George S. Almasi, Richard D. Lawrence, and Michael J. Rothman IBM T. J. Watson Research Center and Michael Rothman & Associates LLC

Title: KMAP - A Visualizer for Kohonen Self-Organizing Map Data Mining Results

Kmap is a highly interactive visualizer for quickly exploring neural clustering (Kohonen Self-organizing Map) results produced by data mining programs such as IBM's Intelligent Miner and NeuralWare's NeuralWorks Professional. Kohonen clustering separates similar records from a dataset into clusters using a Euclidian metric, and in addition puts the multi-dimensional clusters into a two-dimensional map in such a way as to preserve the underlying topology, that is, similar clusters are near each other. Kmap's emphasis is on conveying the characteristics of the clusters as well as their map positions in one view, with a rich set of controls and drilldowns for alternate views and additional details. We present case studies involving data from the stock market, US census, drug prescriptions, supermarket shoppers, and credit bureau areas. As an example, we used actual bankruptcy histories to color a map of clusters of consumers who had been assigned marginal credit rating. The coloring dramatically showed that the actual bankruptcies were limited to a small number of adjacent clusters corresponding to customers with a particular pattern of credit usage, and that the remainder were probably safe risks for additional credit.

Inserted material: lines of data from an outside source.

template <int NQ, int R, int G, int NP, int NV4, int GNB, int W>
__global__ __launch_bounds__(64 * W) void k_bcem_small(Params p0, int persist) {
  constexpr int kSmallWaves = W, kSmallThreads = 64 * W;
  extern __shared__ __attribute__((aligned(16))) char smem[];
  const int cand = blockIdx.x;
  const int tid = tidx();
  const int w = __builtin_amdgcn_readfirstlane(tid >> 6);
  const float4* mom_l = nullptr;
  const float4* feat_l = nullptr;
  if (persist) {
    const int M = p0.M, b = p0.b0 + cand;
    float4* pm = reinterpret_cast<float4*>(smem + small_persist_off(M, p0.n, R, W));
    float4* pf = pm + M * (kMomStride / 4);
    const float4* gm = reinterpret_cast<const float4*>(p0.bmom + size_t(b) * M * kMomStride);
    const float4* gf = reinterpret_cast<const float4*>(p0.featr + size_t(b) * M * kFeatStride);
    for (int i = tid; i < M * (kMomStride / 4); i += kSmallThreads) pm[i] = gm[i];
    for (int i = tid; i < M * (kFeatStride / 4); i += kSmallThreads) pf[i] = gf[i];
    mom_l = pm;
    feat_l = pf;
    __syncthreads();
  }
  for (int tb = 0; tb < kBetaIters; ++tb) {
    typedef const Params __attribute__((address_space(4)))* KParams;
    KParams pk = (KParams)__builtin_amdgcn_kernarg_segment_ptr();
    asm volatile("" : "+s"(pk));
    const Params& p = *(const Params*)pk;
    const int b = p.b0 + cand, M = p.M, n = p.n;
    const int ntri = tri_stride(n);
    if (tb > 0) {
      if (tb == 5) SMALL_STAMP(p, 0);
      {
        const int Pp = pos_pad(M);
        const double2* gsrc = reinterpret_cast<const double2*>(p.gen + size_t(b) * Pp * kGenStride);
        const double2* msrc = reinterpret_cast<const double2*>(p.genm + size_t(b) * Pp);
        double2* dst = reinterpret_cast<double2*>(smem);
        const int ng = Pp * kGenRow, nm = Pp >> 1;
        for (int i = tid; i < ng + nm; i += kSmallThreads) dst[i] = i < ng ? gsrc[i] : msrc[i - ng];
        if (tid < 8) dst[ng + nm + tid] = double2{0.0, 0.0};
      }
      __syncthreads();
      {
        const double* lg = reinterpret_cast<const double*>(smem);
        double* Tl = reinterpret_cast<double*>(smem + ((gen_lds_bytes(M) + 15) & ~size_t(15)));
        bsample_tblocks(p, lg, Tl, w, kSmallWaves);
        __syncthreads();
        const int nblk = pos_pad(M) >> 4, units = kSampleTiles * ((nblk + sample_chunk(nblk) - 1) / sample_chunk(nblk));
        for (int u = w; u < units; u += kSmallWaves) bsample_unit_lds(p, tb, b, u % kSampleTiles, u / kSampleTiles, lg, Tl);
      }
      __syncthreads();
      if (tb == 5) SMALL_STAMP(p, 1);
      const int ys = ygen_stride(M);
      const float* Yl = reinterpret_cast<const float*>(smem + size_t(kSmallWaves) * small_sel_bytes(R));
      {
        const float4* src = reinterpret_cast<const float4*>(p.ygen + size_t(b) * kBzCols * ys);
        float4* dst = reinterpret_cast<float4*>(smem + size_t(kSmallWaves) * small_sel_bytes(R));
        for (int i = tid; i < kNew * (ys >> 2); i += kSmallThreads) dst[i] = src[i];
      }
      __syncthreads();
      char* sw = smem + size_t(w) * small_sel_bytes(R);
      unsigned long long* cand_l = reinterpret_cast<unsigned long long*>(sw);
      uint32_t* lm = reinterpret_cast<uint32_t*>(sw + size_t(64 * R + 8) * 8);
      int* scr = reinterpret_cast<int*>(sw + size_t(64 * R + 8) * 8 + 64 * 4);
      {
        int32_t* sel = p.bsel + size_t(b) * kBetaSamples * n;
        float* sig = p.bsig + size_t(b) * kBetaSamples;
        auto row = [&](int s) {
          const float* r = Yl + size_t(s - kBetaElite) * ys;
          return [=](int j) { return r[j]; };
        };
        const int s_lo = first_sample(tb), lane = tid & 63;
        if (s_lo + w < kBetaSamples) {
          select_walk<NQ, R, G>(row, [&](int s) { return sel + s * n; }, s_lo + w, kBetaSamples, kSmallWaves, M, n,
                                cand_l, lm, scr);
          for (int s2 = s_lo + w + lane * kSmallWaves; lane < 16 && s2 < kBetaSamples; s2 += 16 * kSmallWaves)
            sig[s2] = row(s2)(M);
        }
      }
    } else {
      for (int e = tid; e < kBetaSamples * n; e += kSmallThreads) p.bsel[size_t(b) * kBetaSamples * n + e] = p.sel0[e];
      for (int e = tid; e < kBetaSamples; e += kSmallThreads) p.bsig[size_t(b) * kBetaSamples + e] = p.sig0[e];
    }
    __syncthreads();
    if (tb == 5) SMALL_STAMP(p, 2);
    bkernel_body<kSmallWaves, false, true>(p, tb, cand, 0, 1, int(ker_scratch(M, n, tb, kSmallWaves)), smem, mom_l, feat_l);
    __syncthreads();
    if (tb == 5) SMALL_STAMP(p, 3);
    if (tb > 0) {
      const int total = bdirect_total(p, b, 1);
      if (total > 0) {
        bdirect_body<NV4, kSmallWaves>(p, tb, 1, 1, cand, 0, total, smem);
        __syncthreads();
      }
    }
    if (tb == 5) SMALL_STAMP(p, 4);
    {
      const int s_lo = first_sample(tb), per = kBetaSamples - s_lo;
      const float4* src = reinterpret_cast<const float4*>(p.bkred + (size_t(b) * kBetaSamples + s_lo) * ntri);
      float4* kl4 = reinterpret_cast<float4*>(smem);
      for (int i = tid; i < per * (ntri >> 2); i += kSmallThreads) kl4[i] = src[i];
      if (tid < kQpZeros) reinterpret_cast<float*>(smem)[per * ntri + tid] = 0.0f;
      __syncthreads();
      static_assert(kSmallThreads / 4 >= kBetaSamples, "one quad per QP");
      const int g = tid >> 2;
      const bool ok = g < per;
      const int gc = ok ? g : 0;
      bqp_solve<NP>(p, b, s_lo + gc, ok, reinterpret_cast<const float*>(smem) + size_t(gc) * ntri,
                    reinterpret_cast<const float*>(smem) + size_t(per) * ntri);
    }
    __syncthreads();
    if (tb == 5) SMALL_STAMP(p, 5);
    belite_body(p, tb, b, smem);
    __syncthreads();
    if (tb == 5) SMALL_STAMP(p, 6);
    {
      const int nblk = (M + 1 + 15) / 16;
      double* xl = reinterpret_cast<double*>(smem) + 32 * GNB * w;
      for (int blk = w; blk < nblk; blk += kSmallWaves * GNB) bgen_wave<GNB>(p, b, blk, kSmallWaves, xl);
    }
    __syncthreads();
    if (tb == 5) SMALL_STAMP(p, 7);
    if (tb == kBetaIters - 1 && p.bimin[b] >= kBetaElite) {
      bsigma_body(p, tb, b, reinterpret_cast<double*>(smem));
      __syncthreads();
    }
  }
}

}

Enrico Bertini and Giuseppe Santucci, Universit\`a di Roma "La Sapienza"

Title: Data Mining and Information Visualization: a result+data approach

There is a common agreement that integration of Data Mining and Information Visualization techniques can provide the right tools needed to handle the huge data collection we are faced with today. Data Mining and Information Visualization represent different approaches to solve a common problem: extract knowledge from data. The joint usage of these techniques can supply the lack that each one has in reaching the goal. In this paper we present a system in which the exploitation of both Data Mining and Information Visualization techniques provides a high degree of synergy and interaction, relating results coming from Data Mining activities with the underling data from which such results come up in a intuitive and usable manner.


Simon Byers, AT&T Labs - Research

Title: Seeing the Network

We present the results of various efforts to collect and analyze data pertaining to the edge of "the network". We consider several access media, including voice telephony, dialup, DSL, wireless, HFC and VOIP in scenarios motivated by a variety of business and research considerations. Visualization of the data and the analyses resulting from them is a key element of our work.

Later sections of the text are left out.